In deze zaak heeft de Rechtbank Den Haag op 12 september 2019 uitspraak gedaan in een geschil over een naheffingsaanslag parkeerbelasting die aan eiser was opgelegd door de gemeente Alphen aan den Rijn. Eiser had op 27 februari 2019 geparkeerd op een door parkeerapparatuur gereguleerde parkeerplaats, maar had de verschuldigde parkeerbelasting niet voldaan. Eiser stelde dat hij meerdere pogingen had gedaan om de parkeerbelasting te betalen, maar dat de transacties waren afgebroken. Hij ontving een uitdraai uit de automaat die hij als bewijs van betaling beschouwde, maar de rechtbank oordeelde dat dit document niet als bewijs van betaling kon worden aangemerkt.
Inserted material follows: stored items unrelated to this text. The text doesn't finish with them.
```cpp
__device__ __forceinline__ void drfe_xcd_swizzle_2d(uint32_t magic, int& lx, int& ly)
{
    const uint32_t gx = gridDim.x, nwg = gx * gridDim.y;
    const uint32_t orig = blockIdx.y * gx + blockIdx.x;
    const uint32_t q = nwg >> 3, r = nwg & 7, xcd = orig & 7, j = orig >> 3;
    const uint32_t swz = (xcd < r ? xcd * (q + 1) : r * (q + 1) + (xcd - r) * q) + j;
    const uint32_t y = drfe_div_by(swz, gx, magic);
    lx = (int)(swz - y * gx);
    ly = (int)y;
}
__device__ __forceinline__ void drfe_xcd_swizzle_3d(uint32_t magicXY, uint32_t magicX, int& lx, int& ly, int& lz)
{
    const uint32_t gx = gridDim.x, gxy = gx * gridDim.y, nwg = gxy * gridDim.z;
    const uint32_t orig = blockIdx.z * gxy + blockIdx.y * gx + blockIdx.x;
    const uint32_t q = nwg >> 3, r = nwg & 7, xcd = orig & 7, j = orig >> 3;
// ... 29 lines not shown
```

### dr_slam_amd/csrc/orb_geometry.cpp

```cpp
#include "drfe_internal.h"
#include "../../include/drfe_math.h"

#include <algorithm>
#include <cmath>

static inline int align_up(int v, int a) { return (v + a - 1) / a * a; }

int drfe_build_tables(drfe_ctx* c)
{
    const int nl = c->cfg.nlevels;
    const double sfd = (double)c->cfg.scale_factor;
    c->scale.assign(nl, 1.f); c->sigma2.assign(nl, 1.f);
    c->invScale.assign(nl, 1.f); c->invSigma2.assign(nl, 1.f);
    for (int i = 1; i < nl; i++) {
        c->scale[i] = (float)(c->scale[i - 1] * sfd);
        c->sigma2[i] = c->scale[i] * c->scale[i];
    }
    for (int i = 0; i < nl; i++) {
        c->invScale[i] = 1.0f / c->scale[i];
        c->invSigma2[i] = 1.0f / c->sigma2[i];
    }
    c->quota.assign(nl, 0);
    const float factor = (float)(1.0f / sfd);
    float want = c->cfg.nfeatures * (1 - factor) / (1 - (float)std::pow((double)factor, (double)nl));
    int sum = 0;
    for (int l = 0; l < nl - 1; l++) {
        c->quota[l] = drfe_round_half_even(want);
        sum += c->quota[l];
        want *= factor;
    }
    c->quota[nl - 1] = std::max(c->cfg.nfeatures - sum, 0);
    const int hp = DRFE_HALF_PATCH;
    for (int v = 0; v <= hp; v++) c->umax[v] = 0;
    const int vmax = (int)std::floor(hp * std::sqrt(2.f) / 2 + 1);
    const int vmin = (int)std::ceil(hp * std::sqrt(2.f) / 2);
    const double hp2 = hp * hp;
    for (int v = 0; v <= vmax; ++v) c->umax[v] = drfe_round_half_even_d(std::sqrt(hp2 - v * v));
    for (int v = hp, v0 = 0; v >= vmin; --v) {
        while (c->umax[v0] == c->umax[v0 + 1]) ++v0;
        c->umax[v] = v0;
        ++v0;
    }
    return DRFE_OK;
}

static void build_taps_axis(int src, int dst, std::vector<ResizeTap>* out)
{
    const double inv = (double)dst / src;
    const double scale = 1. / inv;
    for (int d = 0; d < dst; d++) {
        float f = (float)((d + 0.5) * scale - 0.5);
        int s = (int)std::floor(f);
        f -= s;
        if (s < 0) { s = 0; f = 0; }
        if (s >= src - 1) { s = src - 1; f = 0; }
        ResizeTap t;
        t.s0 = (uint16_t)s;
        t.s1 = (uint16_t)std::min(s + 1, src - 1);
        int w0 = drfe_round_half_even((1.f - f) * 2048.f), w1 = drfe_round_half_even(f * 2048.f);
        t.w0 = (int16_t)std::min(32767, std::max(-32768, w0));
        t.w1 = (int16_t)std::min(32767, std::max(-32768, w1));
        out->push_back(t);
    }
}

static void build_taps(int src, int dst, int padded, std::vector<ResizeTap>* out)
{
    std::vector<ResizeTap> axis;
    build_taps_axis(src, dst, &axis);
    if (out->size() & 1) out->push_back(ResizeTap{0, 0, 0, 0});
    const int bordered = dst + 2 * DRFE_EDGE;
    for (int b = 0; b < padded; b++) {
        if (b >= bordered) { ResizeTap z = out->back(); z.w0 = z.w1 = 0; out->push_back(z); continue; }
        int p = b - DRFE_EDGE;
        if (p < 0) p = -p;
        if (p >= dst) p = 2 * (dst - 1) - p;
        out->push_back(axis[p]);
    }
}
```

De rechtbank concludeerde dat eiser niet had voldaan aan zijn verplichting om de parkeerbelasting te betalen, ondanks zijn goede intenties en pogingen om te betalen. De rechtbank oordeelde dat de naheffingsaanslag terecht was opgelegd en verklaarde het beroep ongegrond. De rechtbank benadrukte dat het de verantwoordelijkheid van de parkeerder is om te controleren of de verschuldigde belasting daadwerkelijk is betaald, ongeacht de omstandigheden rondom de betaalautomaat. De uitspraak werd gedaan door rechter E.E. Schotte, in aanwezigheid van griffier R. Vijverberg, en werd openbaar uitgesproken op dezelfde dag.

Uitspraak

Rechtbank DEN HAAG
Team belastingrecht
zaaknummer: SGR 19/2990

proces-verbaal van de mondelinge uitspraak van de enkelvoudige kamer van

12 september 2019 in de zaak tussen

[eiser] , wonende te [woonplaats] , eiser,

en

de heffingsambtenaar van de gemeente Alphen aan den Rijn, verweerder.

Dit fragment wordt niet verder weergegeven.